The defendant nevertheless argues that he has not proposed that section 221 funding be delegated to any other agency but rather that it be terminated and that the prohibition of section 28 does not apply. Even if that argument were valid section 602(d) would still provide no basis for bypassing the Reorganization Act because it allows only the *81 delegation of a function, not its abolition. Moreover, to read section 28 as allowing the termination of section 221 funding although forbidding its delegation to another agency would be unreasonable in the light of the clearly expressed Congressional intent that section 221 funding be carried on, supra.

The defendant plans to abolish OEO as an agency because it will no longer have any functions to carry out. Assuming for the moment that the defendant were to accomplish this by delegating all OEO functions but legal services and CED under section 602(d), as he plans, and to transfer those to other agencies through substantive legislation, as he plans,[24] the defendant would still be in violation of the Economic Opportunity Act. Section 602(d), note 10 supra, requires that programs may be delegated "subject to provisions to assure the maximum possible liaison" between OEO and the other agency. No such liaison could be maintained if OEO were no longer in existence.[25] Moreover, Congress itself in the original Act recognized that section 602(d) could not be used to transfer the entire OEO by providing for a total transfer in section 601, 42 U.S.C. § 2941(b) (1970):

(b) Notwithstanding the provisions of section 5(b) of the Reorganization Act of 1949 [now 5 U.S.C.A. § 905(b), under which the President's power to initiate a reorganization plan expired April 1, 1973], at any time after one year from August 20, 1964 the President may, by complying with the procedures established by that Act, provide for the transfer of the Office from the Executive Office of the President and for its establishment elsewhere in the executive branch as he deems appropriate.

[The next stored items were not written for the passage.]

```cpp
extern "C" int vt_sil_forward(const float *verts, int B, int NV, const int *faces, int NF, const float *K, int size, float *image,
                              int *face_index, float *ws, void *stream)
{
    VT_REQUIRE(verts && faces && K && image && face_index && ws && B > 0 && NV > 0 && NF > 0 && size > 0 && size % TILE == 0 && size < 32768,
               "vt_sil_forward: bad argument (size must be a multiple of 64)");
    VT_REQUIRE(size % 64 == 0, "vt_sil_forward: size must be a multiple of 64");
    hipStream_t st = vt_stream(stream); const int *skip = vt_skip_flag_of(st);
    const SilWs w = sil_ws(ws, B, NV, NF, size);
    hipLaunchKernelGGL(sil_project_kernel, dim3((NV + 255) / 256, B), dim3(256), 0, st, verts, K, NV, w.proj, skip);
    VT_LAUNCH_CHECK();
    hipLaunchKernelGGL(sil_face_setup_kernel, dim3((2 * NF + 255) / 256, B), dim3(256), 0, st, w.proj, faces, NV, NF, size, w.fc, w.fbox, w.visible, skip);
    VT_LAUNCH_CHECK();
    VT_HIP(hipMemsetAsync(w.zbuf, 0xff, sizeof(unsigned long long) * (size_t)B * size * size, st));
    hipLaunchKernelGGL(sil_scatter_kernel, dim3((NF + 4 * (64 / SIL_GS) - 1) / (4 * (64 / SIL_GS)), B), dim3(256), 0, st, w.fc, w.fbox, NF, size, w.zbuf, skip);
    VT_LAUNCH_CHECK();
    hipLaunchKernelGGL(sil_resolve_kernel, dim3((size + 255) / 256, size, B), dim3(256), 0, st, w.zbuf, NF, size, image, face_index, w.visible, skip);
    VT_LAUNCH_CHECK();
    return VT_OK;
}

extern "C" int vt_triplane_render(const float *verts, const float *center, int B, int NV, const int *faces, int NF, int size, float *masks,
                                  int *face_index, float *ws, void *stream)
{
    VT_REQUIRE(verts && center && faces && masks && face_index && ws && B > 0 && NV > 0 && NF > 0 && size > 0 && size % 64 == 0 && size < 32768,
// ... 134 lines not shown
```

Before: 152.1.

## Bin faces into 64x64 tiles and rasterize z-buffer in shared memory

Silhouette rasterization now bins each face's bounding box into per-tile lists during setup, then the image kernel rasterizes each 64x64 tile's faces into a shared-memory depth buffer with LDS atomicMin. This drops the global z-buffer clear, the separate scatter kernel and the global 64-bit atomics. The cost is extra global atomics for binning, a memset of the tile counters, and a fallback that scans every face for any tile whose list overflows the cap. Shared-memory use in the image kernel rises sharply, which can reduce occupancy.

```diff
diff --git a/include/vistracker.h b/include/vistracker.h
--- a/include/vistracker.h
+++ b/include/vistracker.h
@@ -209,6 +209,7 @@
 
 int vt_sil_step(const float *verts, int B, int NV, const int *faces, int NF, const float *K, int size, const float *keep, const float *ref,
                 const float *occ, float gscale, float eps, double *term, int *face_index, float *d_image, float *ws, float *dverts, void *stream);
+int vt_sil_tile_capacity(void);
 
 int vt_triplane_render(const float *verts, const float *center, int B, int NV, const int *faces, int NF, int size,
                        float *masks, int *face_index, float *ws, void *stream);
diff --git a/vistracker_amd/_lib.py b/vistracker_amd/_lib.py
--- a/vistracker_amd/_lib.py
+++ b/vistracker_amd/_lib.py
@@ -109,6 +109,7 @@
     "vt_sil_backward": (ci, [fp, ci, ci, fp, ci, fp, ci, fp, fp, cf, fp, fp, vp]),
     "vt_sil_mask_loss": (ci, [fp, fp, fp, fp, ci, ci, cf, fp, fp, fp, vp]),
     "vt_sil_step": (ci, [fp, ci, ci, fp, ci, fp, ci, fp, fp, fp, cf, cf, fp, fp, fp, fp, fp, vp]),
+    "vt_sil_tile_capacity": (ci, []),
     "vt_gen_round_compact": (ci, [fp, fp, fp, vp, ci, ci, cf, cf, vp, ci, ci, fp, vp, fp, vp, vp, vp]),
     "vt_gen_scatter_heads": (ci, [fp, ci, ci, ci, vp, vp, ci, fp, vp]),
     "vt_gen_resample": (ci, [fp, vp, vp, fp, ci, ci, ci, fp, fp, ci, cf, fp, vp]),
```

Therefore the Court finds that the termination of section 221 funding by the defendant is violative of the provisions of the Reorganization Act and beyond his statutory power and will be enjoined as unlawful.[26]

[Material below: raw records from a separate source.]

__global__ void __launch_bounds__(TC_THREADS, 1)
k_conv3_wgmma(const __half* __restrict__ X3, int64_t a_pitch, const __half* __restrict__ W3p, const float* __restrict__ bias,
              int64_t M, const float* __restrict__ wd, float* __restrict__ partial, int* __restrict__ err) {
  extern __shared__ __align__(128) uint8_t smem_raw[];
  C3Smem& S = *reinterpret_cast<C3Smem*>(smem_raw);
  const int tid = threadIdx.x, warp = tid >> 5, lane = tid & 31;
  const Share tiles = work_share(2 * ((M + TC_ROWS - 1) / TC_ROWS), blockIdx.x, gridDim.x);
  if (tid == 0) {
    S.w3.init(TC_WG * 4);
    S.x3.init(TC_WG * 4);
    mbar_fence_init();
  }
  __syncthreads();

  if (warp == TC_WG * 4) {
    if (lane == 0) {
      const uint32_t nt = (uint32_t)(tiles.end - tiles.begin);
      uint32_t ai = 0, gi = 0;
      for (uint32_t ti = 0; ti < nt; ++ti) {
        const int nh = (int)((tiles.begin + ti) & 1);
        for (int st = 0; st < C3_NSTAGES; ++st, ++gi) {
          while (ai < nt && ai <= ti + 1) {
            if (ai > ti) {
              if (!S.x3.try_acquire(ai, 16 * C3_PLANE)) break;
            } else {
              PIPE_WAIT(S.x3.acquire(ai, 16 * C3_PLANE), kErrConv3X3Producer);
            }
            const int64_t r0 = ((tiles.begin + ai) >> 1) * TC_ROWS;
            for (int pl = 0; pl < 16; ++pl)
              bulk_g2s(S.A[S.x3.slot(ai)] + pl * (C3_PLANE / 2), X3 + ((size_t)pl * a_pitch + r0) * 8, C3_PLANE, S.x3.bar(ai));
            ++ai;
// ... 767 lines not shown
  return OVN_OK;
}

int tc_bank_prepare(ovn_handle* h, const float* d_bank, int64_t capacity, int64_t first, int64_t count, cudaStream_t s) {
  TcState* t = h->tc.get();
  if (!t) OVN_SET_ERR(h, OVN_ERR_WEIGHTS, "tensor-core weights not packed");
  const size_t l16_bytes = (size_t)capacity * WF * K4_PITCH * sizeof(__half);
  if (t->pb_key != d_bank || l16_bytes > t->pb_l16.bytes()) {
    int rc = OVN_OK;
    if (t->pb_key != nullptr || t->pb_l16) rc = tc_bank_release(h, nullptr);
    if (rc == OVN_OK) rc = t->pb_l16.ensure(h, l16_bytes);
    if (rc == OVN_OK) rc = t->pb_lc.ensure(h, (size_t)capacity * C6_VOL_L_BYTES);
    if (rc == OVN_OK) rc = t->pb_bad.ensure(h, (size_t)capacity * sizeof(int32_t));
    if (rc != OVN_OK) return rc;
    OVN_CUDA(h, cudaMemsetAsync(t->pb_l16, 0, l16_bytes, s));
    t->pb_key = d_bank;
    t->pb_rows = 0;
    if (first != 0) OVN_SET_ERR(h, OVN_ERR_INVALID_ARG, "ovn_bank_prepare: a new bank must be prepared from row 0");
  }
  if (first > t->pb_rows) OVN_SET_ERR(h, OVN_ERR_INVALID_ARG, "ovn_bank_prepare: rows [%lld, %lld) were never prepared",
                                      (long long)t->pb_rows, (long long)first);
  const int64_t per = (int64_t)WF * CF / 4, perL = 16 * C6_LT * C6_LROWS;
  const float* src = d_bank + (size_t)first * WF * CF;
  if (!t->mu_set) {
    int rc = calibrate_all(h, src, nullptr, false, s);
    if (rc != OVN_OK) return rc;
  }
  OVN_CUDA(h, cudaMemsetAsync(t->pb_bad + first, 0, (size_t)count * sizeof(int32_t), s));
  k_gather_rows_f16<<<(unsigned)((count * per + 255) / 256), 256, 0, s>>>(src, nullptr, (int)count, t->mu, 0,
                                                                         t->pb_l16 + (size_t)first * WF * K4_PITCH, h->d_err,
                                                                         t->pb_bad + first);
  OVN_LAUNCH_CHECK(h);
  k_pack_corr<C6_LROWS, C6_LT><<<(unsigned)((count * perL + 255) / 256), 256, 0, s>>>(src, nullptr, (int)count,
                                                                      t->pb_lc + (size_t)first * (C6_VOL_L_BYTES / 2), h->d_err,
                                                                      t->pb_bad + first);
  OVN_LAUNCH_CHECK(h);
  if (first + count > t->pb_rows) t->pb_rows = first + count;
  return OVN_OK;
}

static int calibrate_all(ovn_handle* h, const float* d_vols, const int32_t* d_idx, bool keep_mu, cudaStream_t s) {
  TcState* t = h->tc.get();
  const int base = kMaxLegLayers;
  const int64_t per = (int64_t)WF * CF / 4;
  if (!keep_mu) {
    k_channel_mean<<<1, 1024, 0, s>>>(d_vols, d_idx, 1, t->mu);
    OVN_LAUNCH_CHECK(h);
  }
  OVN_CUDA(h, cudaMemsetAsync(t->mu_o1, 0, 64 * sizeof(float), s));
  OVN_CUDA(h, cudaMemsetAsync(t->mu_x3, 0, 128 * sizeof(float), s));
  k_gather_rows_f16<<<(unsigned)((per + 255) / 256), 256, 0, s>>>(d_vols, d_idx, 1, t->mu, 0, t->l16, h->d_err, nullptr);
  OVN_LAUNCH_CHECK(h);
  k_gather_rows_f16<<<(unsigned)((per + 255) / 256), 256, 0, s>>>(d_vols, d_idx, 1, t->mu, WF / 2, t->r16, h->d_err, nullptr);
  OVN_LAUNCH_CHECK(h);
  t->last_n = 0;
  const int64_t Mc = PAIR_ROWS;
  const int g4c = NB < h->sm_count ? NB : h->sm_count;
  const int64_t tiles_c = (Mc + TC_ROWS - 1) / TC_ROWS;
  k_delta_conv1_wgmma<<<g4c, K4_THREADS, sizeof(K4Smem), s>>>(t->l16, nullptr, t->r16, 0, t->w1p, t->mu_o1, t->o1, 1, h->d_err);
  OVN_LAUNCH_CHECK(h);
  k_o1_channel_mean<<<1, 1024, 0, s>>>(t->o1, Mc, t->mu_o1);
  OVN_LAUNCH_CHECK(h);
  k_fold_bias2<<<1, 128, 0, s>>>(t->b2base, t->mu_o1, h->d_w[base + 1], t->b2eff);
  OVN_LAUNCH_CHECK(h);
  k_delta_conv1_wgmma<<<g4c, K4_THREADS, sizeof(K4Smem), s>>>(t->l16, nullptr, t->r16, 0, t->w1p, t->mu_o1, t->o1, 1, h->d_err);
  OVN_LAUNCH_CHECK(h);
  k_conv2_wgmma<<<(unsigned)tiles_c, TC_THREADS, C2_SMEM, s>>>(t->o1, t->w2p, t->b2eff, t->mu_x3, t->x3, t->rows_pad, Mc, 0,
                                                              h->d_err);
  OVN_LAUNCH_CHECK(h);
  k_x3_channel_mean<<<1, 1024, 0, s>>>(t->x3, t->rows_pad, Mc, t->mu_x3);
  OVN_LAUNCH_CHECK(h);
  k_fold_bias3<<<1, 256, 0, s>>>(h->d_b[base + 2], t->mu_x3, h->d_w[base + 2], t->b3eff);
  OVN_LAUNCH_CHECK(h);
  t->mu_set = true;
  t->act_set = true;
  return OVN_OK;
}

int tc_calibrate(ovn_handle* h, const float* d_volume, cudaStream_t s) {
  TcState* t = h->tc.get();
  if (!t) OVN_SET_ERR(h, OVN_ERR_WEIGHTS, "tensor-core weights not packed");
  if (t->pb_key != nullptr)
    OVN_SET_ERR(h, OVN_ERR_INVALID_ARG, "ovn_calibrate: release the resident bank first (its operand copies were built "
                "with the previous centre)");
  return calibrate_all(h, d_volume, nullptr, false, s);
}

int tc_set_center(ovn_handle* h, const float* h_mu) {
  TcState* t = h->tc.get();
  if (!t) OVN_SET_ERR(h, OVN_ERR_WEIGHTS, "tensor-core weights not packed");
  if (t->pb_key != nullptr)
    OVN_SET_ERR(h, OVN_ERR_INVALID_ARG, "ovn_set_feature_center: release the resident bank first (its operand copies "
                "were built with the previous centre)");
  OVN_CUDA(h, cudaDeviceSynchronize());
  t->act_set = false;
  OVN_CUDA(h, cudaMemset(t->mu_o1, 0, 64 * sizeof(float)));
  OVN_CUDA(h, cudaMemset(t->mu_x3, 0, 128 * sizeof(float)));
  if (!h_mu) {
    t->mu_set = false;
    OVN_CUDA(h, cudaMemset(t->mu, 0, CF * sizeof(float)));
    return OVN_OK;
  }
  float m[CF];
  for (int c = 0; c < CF; ++c) m[c] = __half2float(__float2half(h_mu[c]));
  OVN_CUDA(h, cudaMemcpy(t->mu, m, sizeof(m), cudaMemcpyHostToDevice));
  t->mu_set = true;
  return OVN_OK;
}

Publication of Directives in the Federal Register

The plaintiffs rely on an additional theory for declaring the actions of the defendant in terminating section 221 funding to be unlawful. Section 22 of the 1972 Amendments to the Economic Opportunity Act, 42 U.S.C.A. § 2971b provides:

All rules, regulations, guidelines, instructions, and application forms published or promulgated pursuant to this chapter [the OEO Act] shall be published in the Federal Register at least thirty days prior to their effective date.

It is conceded by the defendant that the January 29, 1973, and March 15, 1973, directives on the termination of section 221 funding, supra, have never been published in the Federal Register, although the defendant claims that the latter has been prepared for publication. The Court holds that until section 2971b has been complied with, the directives of the defendant are illegal as issued beyond the defendant's statutory authority.

*82 The defendant argues that section 2971b does not mean that OEO regulations must be published for 30 days before they may take effect if all those affected by those regulations have notice of those regulations or if the regulations were issued in emergency situations or if the documents have been prepared for publication but are unpublished. The statute, however, does not provide for any of those contingencies. It says that all regulations "shall" be published 30 days prior to their effective date. No clearer expression could have been used by the Congress to indicate that OEO regulations would not be effective until 30 days after their publication.

The defendant has published several regulations in the Federal Register. The first, OEO Regulation 1067, published at 38 Fed.Reg. 6894 (March 14, 1973), deals with control of cash by grantees and grant processing and funding procedures essentially in accord with the January 29, 1973 memorandum, supra. The different subparts of this regulation purport to be effective February 8, February 9, and March 1, 1973. But, assuming that those regulations were issued to accomplish a legally authorized purpose, section 2971b prescribes that they would become effective 30 days after publication and not upon the date the Acting Director chooses in the regulation. Thus these regulations, if they were otherwise valid, are ineffective until 30 days have elapsed from the date of their publication.[27] The second published regulation, OEO Regulation 1069.3-5, 38 Fed.Reg. 7117 (March 16, 1973) restricts travel by CAA employees with OEO grant funds without permission from the Acting Director. That regulation purports to be effective March 16, 1973, the date of its publication. Enforcement of that regulation before 30 days have elapsed would clearly be contrary to the command of section 2971b and thus beyond the defendant's authority and unlawful.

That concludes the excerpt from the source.